I appreciate logic as much as the next person. Actually, there are few things I appreciate more than a good-ol’ fashioned-one-on-one-conversation where you can connect the dots and come up with theories as to why one thing led to another, and be left with complete dissection of one topic. On the other hand, I appreciate shooting the shit without a clear direction of where the conversation is going, joking and laughing, not making any sense, and then at the end of it all wondering how the hell you got from one place to the other.

No reason means without rational thought, no intended end in mind, without a specific directed purpose. I’m not saying these films are made for no reason, as there is always a reason, sometimes they can be made with friends and family, or for family; to put food on the table, or possibly a certain experimental filmmaking process that may be trying to tell a very poignant story with offbeat characters and over-the-top thematic elements used for no particular reason. One thing is certain, these movies are extremely fun to watch and they shouldn’t lend themselves to over analyzation which can sometimes lead to a watered-down product. When you observe something for long enough you can tend to expose some of its weaknesses.
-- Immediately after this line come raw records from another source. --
__device__ __forceinline__ float4 slab_sum(const float* src, long long stride, int s0, int s1) {
    float4 a = make_float4(0.f, 0.f, 0.f, 0.f);
    int s = s0;
    for (; s + 8 <= s1; s += 8) {
        float4 v[8];
#pragma unroll
        for (int u = 0; u < 8; ++u) v[u] = *reinterpret_cast<const float4*>(src + (long long)(s + u) * stride);
#pragma unroll
        for (int u = 0; u < 8; ++u) { a.x += v[u].x; a.y += v[u].y; a.z += v[u].z; a.w += v[u].w; }
    }
#pragma unroll 4
    for (; s < s1; ++s) {
        const float4 v = *reinterpret_cast<const float4*>(src + (long long)s * stride);
        a.x += v.x; a.y += v.y; a.z += v.z; a.w += v.w;
    }
    return a;
}
template <int OPT>
__device__ __forceinline__ void reduce_finish(const RTable& t, const AdamHyper& ad, const RSeg& sg, long long i, float4 a, f32x4 pp, f32x4 mm, f32x4 vv) {
    if (t.adam) {
        const long long off = (sg.dst - t.gbase) + 4 * i;
        const bf16x4 o = opt_quad<OPT>(pp, mm, vv, (f32x4){a.x, a.y, a.z, a.w}, ad);
        *reinterpret_cast<f32x4*>(t.P + off) = pp;
        *reinterpret_cast<f32x4*>(t.M + off) = mm;
        if constexpr (OPT == OPT_ADAMW) *reinterpret_cast<f32x4*>(t.V + off) = vv;
        if (t.shadow) *reinterpret_cast<bf16x4*>(t.shadow + off) = o;
        if (sg.shT) {
            const int n = (int)((4 * i) / sg.tK), k = (int)(4 * i - (long long)n * sg.tK);
#pragma unroll
            for (int r = 0; r < 4; ++r) sg.shT[(size_t)(k + r) * sg.tN + n] = (bf16_t)pp[r];
        }
    } else {
        reinterpret_cast<float4*>(sg.dst)[i] = a;
    }
}
__device__ __forceinline__ const RTable& rtable_of(const RTable& t) { return t; }
__device__ __forceinline__ const RTable& rtable_of(const RTableG& t) { return t.t; }
__device__ __forceinline__ const AdamHyper& hyper_of(const RTable& t, int) { return t.ad; }
__device__ __forceinline__ const AdamHyper& hyper_of(const RTableG& t, int si) { return t.seg_ad[si]; }
template <int OPT = OPT_ADAMW, bool GROUPS = false>
__global__ __launch_bounds__(256) void reduce_group_kernel(std::conditional_t<GROUPS, RTableG, RTable> tt) {
    const RTable& t = rtable_of(tt);
    int si = 0;
    for (int k = 1; k < t.nseg; ++k) if ((int)blockIdx.x >= t.seg[k].blk0) si = k;
    const RSeg sg = t.seg[si];
    const AdamHyper& ad = hyper_of(tt, si);
    f32x4 pp = {0.f, 0.f, 0.f, 0.f}, mm = pp, vv = pp;
    if (sg.deep) {
        __shared__ float4 part[3][64];
        const int col = threadIdx.x & 63, grp = threadIdx.x >> 6;
        const int per = (sg.nslabs + 3) >> 2;
        for (long long i0 = (long long)(blockIdx.x - sg.blk0) * 64; i0 < sg.n4; i0 += (long long)sg.nblk * 64) {
            const long long i = i0 + col;
            const bool live = i < sg.n4;
            float4 a = make_float4(0.f, 0.f, 0.f, 0.f);
            if (live) {
                if (grp == 0 && t.adam) {
                    const long long off = (sg.dst - t.gbase) + 4 * i;
                    pp = *reinterpret_cast<f32x4*>(t.P + off); mm = *reinterpret_cast<f32x4*>(t.M + off);
                    if constexpr (OPT == OPT_ADAMW) vv = *reinterpret_cast<f32x4*>(t.V + off);
                }
                const int s0 = grp * per, s1 = min(sg.nslabs, s0 + per);
                a = slab_sum(sg.src + 4 * i, sg.stride, s0, s1);
            }
            if (grp) part[grp - 1][col] = a;
            __syncthreads();
            if (grp == 0 && live) {
#pragma unroll
                for (int g = 0; g < 3; ++g) { const float4 v = part[g][col]; a.x += v.x; a.y += v.y; a.z += v.z; a.w += v.w; }
                reduce_finish<OPT>(t, ad, sg, i, a, pp, mm, vv);
            }
            __syncthreads();
        }
        return;
    }
    for (long long i = (long long)(blockIdx.x - sg.blk0) * 256 + threadIdx.x; i < sg.n4; i += (long long)sg.nblk * 256) {
        if (t.adam) {
            const long long off = (sg.dst - t.gbase) + 4 * i;
            pp = *reinterpret_cast<f32x4*>(t.P + off); mm = *reinterpret_cast<f32x4*>(t.M + off);
            if constexpr (OPT == OPT_ADAMW) vv = *reinterpret_cast<f32x4*>(t.V + off);
        }
        const float4 a = slab_sum(sg.src + 4 * i, sg.stride, 0, sg.nslabs);
        reduce_finish<OPT>(t, ad, sg, i, a, pp, mm, vv);
    }
}
void afr_rtable_add(RTable& t, float* dst, const float* src, int nslabs, long long stride, long long n) {
    if (n <= 0) return;
    if (t.nseg >= AFR_RT_MAXSEG) { t.overflow = 1; return; }
    RSeg& sg = t.seg[t.nseg];
    sg.dst = dst; sg.src = src; sg.stride = stride; sg.n4 = n / 4; sg.nslabs = nslabs; sg.blk0 = t.nblocks;
    sg.shT = nullptr; sg.tN = sg.tK = 0;
    sg.deep = nslabs >= 32;
    const int cols = sg.deep ? 64 : 256;
    long long nb = (sg.n4 + cols - 1) / cols;
    if (nb > 1024) nb = 1024;
    sg.nblk = (int)nb;
    t.nblocks += (int)nb;
    t.nseg++;
}
hipError_t afr_launch_reduce_group(const RTable& t, hipStream_t s, const AdamHyper* seg_ad) {
    if (t.overflow || (seg_ad && !t.adam)) return hipErrorInvalidValue;
    if (t.nseg == 0) return hipSuccess;
    if (seg_ad) {
        RTableG tg;
        tg.t = t;
        for (int k = 0; k < t.nseg; ++k) tg.seg_ad[k] = seg_ad[k];
        with_opt(t.kind, [&](auto opt) { hipLaunchKernelGGL((reduce_group_kernel<opt(), true>), dim3(t.nblocks), dim3(256), 0, s, tg); });
        return hipGetLastError();
    }
    with_opt(t.adam ? t.kind : OPT_ADAMW, [&](auto opt) { hipLaunchKernelGGL(reduce_group_kernel<opt()>, dim3(t.nblocks), dim3(256), 0, s, t); });
    return hipGetLastError();
}

__device__ __forceinline__ float clip_coef(float sumsq, float gscale_abs, float max_norm, float& total_norm) {
    total_norm = gscale_abs * sqrtf(sumsq);
    return fminf(1.f, max_norm / (total_norm + 1e-6f));
}
__device__ __forceinline__ float mul_rn(float a, float b) {
#pragma clang fp contract(off)
    return a * b;
}
__device__ __forceinline__ bool finite_f(float x) { return fabsf(x) <= 3.402823466e38f; }
template <bool CLIP>
__device__ __forceinline__ bool flat_clip(float& gscale, const float* __restrict__ sumsq, float max_norm) {
    if constexpr (CLIP) {
        const float ss = *sumsq;
        if (!finite_f(ss)) return false;
        float tn;
        gscale = mul_rn(gscale, clip_coef(ss, fabsf(gscale), max_norm, tn));
    }
    return true;
}
template <int OPT> __device__ __forceinline__ float flat_decay(float lr, float wd) { return OPT == OPT_LION ? 1.f - mul_rn(lr, wd) : 1.f - lr * wd; }
// ... 606 lines not shown
}
int afr_eval_blocks(long long rows, long long cols) {
    return cols <= EVAL_WAVE_COLS ? grid_for(rows, 4, AFR_EVAL_MAX_BLOCKS) : grid_for(rows, 1, AFR_EVAL_MAX_BLOCKS);
}
hipError_t afr_launch_eval_rows(int act_dtype, int loss_kind, const void* u, const void* target, int tdtype, const int* rowmap, long long rows,
                                long long cols, float* loss_rows, uint32_t* stats, uint8_t* q, hipStream_t s) {
    if (rows <= 0 || cols <= 0) return hipSuccess;
    if ((cols & 7) || cols / 8 > 0x7fffffffll || (!target && (loss_rows || stats || rowmap)) || (!loss_rows && !stats && !q)) return hipErrorInvalidValue;
    if (!loss_rows && !stats) target = nullptr;
    const dim3 g(afr_eval_blocks(rows, cols)), b(256);
    const int cols8 = (int)(cols / 8);
    auto launch = [&](auto ta, auto tt, auto tr, auto loss, auto blk, auto ht, auto hq) {
        using T = typename decltype(ta)::type;
        using TT = typename decltype(tt)::type;
        hipLaunchKernelGGL((eval_rows_kernel<T, TT, tr(), loss(), blk(), ht(), hq()>), g, b, 0, s, (const T*)u, (const TT*)target, rowmap, rows, cols8,
                           loss_rows, stats, q);
    };
    with_act(act_dtype == AFR_BF16, [&](auto ta) { with_loss(loss_kind, [&](auto loss) { with_bool(cols > EVAL_WAVE_COLS, [&](auto blk) {
        if (!target) { launch(ta, TypeTag<uint8_t>{}, std::false_type{}, loss, blk, std::false_type{}, std::true_type{}); return; }
        with_bool(tdtype == AFR_TARGET_U8, [&](auto u8) { with_bool(rowmap != nullptr, [&](auto tr) { with_bool(q != nullptr, [&](auto hq) {
            launch(ta, TypeTag<std::conditional_t<u8(), uint8_t, float>>{}, tr, loss, blk, std::true_type{}, hq);
        }); }); });
    }); }); });
    return hipGetLastError();
}

__global__ __launch_bounds__(256) void dataset_rows_kernel(const int64_t* __restrict__ rows, int B, long long n_rows,
                                                           const int64_t* __restrict__ x, const int64_t* __restrict__ font, int L, int Lc,
                                                           int* __restrict__ ridx, int64_t* __restrict__ sx, int64_t* __restrict__ sfont,
                                                           uint32_t* err_flag) {
    const int per = sx ? Lc : 1;
    const long long total = (long long)B * per;
    for (long long i = blockIdx.x * 256ll + threadIdx.x; i < total; i += (long long)gridDim.x * 256) {
        const int b = (int)(i / per), l = (int)(i - (long long)b * per);
        long long r = rows[b];
        if (r < 0 || r >= n_rows) { if (l == 0) atomicOr(err_flag, AFR_ERR_ROW); r = min(max(r, 0ll), n_rows - 1); }
        if (l == 0) {
            ridx[b] = (int)r;
            if (sx && sfont && font) sfont[b] = font[r];
        }
        if (sx) sx[(size_t)b * Lc + l] = x[(size_t)r * L + l];
    }
}
hipError_t afr_launch_dataset_rows(const int64_t* rows, int B, long long n_rows, const int64_t* x, const int64_t* font, int L, int Lc,
                                   int* ridx, int64_t* sx, int64_t* sfont, uint32_t* err_flag, hipStream_t s) {
    if (B <= 0) return hipSuccess;
    if (n_rows <= 0 || n_rows > 0x7fffffffll || (sx && (Lc <= 0 || Lc > L))) return hipErrorInvalidValue;
    hipLaunchKernelGGL(dataset_rows_kernel, dim3(grid_for((long long)B * (sx ? Lc : 1), 256)), dim3(256), 0, s, rows, B, n_rows, x, font, L, Lc,
                       ridx, sx, sfont, err_flag);
    return hipGetLastError();
}

template <typename T>
__global__ __launch_bounds__(256) void glyph_embed_kernel(const float* __restrict__ emb, const float* __restrict__ femb,
                                                          const int64_t* __restrict__ x, const int64_t* __restrict__ font,
                                                          int B, int E, int vocab, int n_fonts, T* __restrict__ out,
                                                          uint32_t* err_flag) {
    const long long total = (long long)B * E;
    for (long long i = blockIdx.x * 256ll + threadIdx.x; i < total; i += (long long)gridDim.x * 256) {
        const int b = (int)(i / E), c = (int)(i % E);
        long long xi = x[b];
        if (xi < 0 || xi >= vocab) { if (c == 0) atomicOr(err_flag, 1u); xi = min(max(xi, 0ll), (long long)vocab - 1); }
        float v = emb[xi * E + c];
        if (n_fonts > 0) {
            long long fi = font ? font[b] : 0;
            if (fi < 0 || fi >= n_fonts) { if (c == 0) atomicOr(err_flag, 1u); fi = min(max(fi, 0ll), (long long)n_fonts - 1); }
            v += femb[fi * E + c];
        }
        out[i] = (T)v;
    }
}
hipError_t afr_launch_glyph_embed(int act_dtype, const float* emb, const float* font_emb, const int64_t* x,
                                  const int64_t* font, int B, int E, int vocab, int n_fonts, void* out,
                                  uint32_t* err_flag, hipStream_t s) {
    if (B <= 0) return hipSuccess;
    dim3 g(grid_for((long long)B * E, 256)), b(256);
    if (act_dtype == AFR_BF16)
        hipLaunchKernelGGL(glyph_embed_kernel<bf16_t>, g, b, 0, s, emb, font_emb, x, font, B, E, vocab, n_fonts, (bf16_t*)out, err_flag);
    else
        hipLaunchKernelGGL(glyph_embed_kernel<float>, g, b, 0, s, emb, font_emb, x, font, B, E, vocab, n_fonts, (float*)out, err_flag);
    return hipGetLastError();
}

To expose weakness I’m sure is considered to be a great quality but also to live with said weakness exposed and to keep trekking on and play to strengths has to be considered the same. That is a sign of extreme interpersonal strength and a great way to constantly improve on being better, as a whole. This applies to all forms of art and speaks to humanity as well. I believe when we expose a failure, it can snowball into something bigger, it can inspire a wide group of people to feel the same way which can deter others from indulging in art or overlook the well-executed aspects.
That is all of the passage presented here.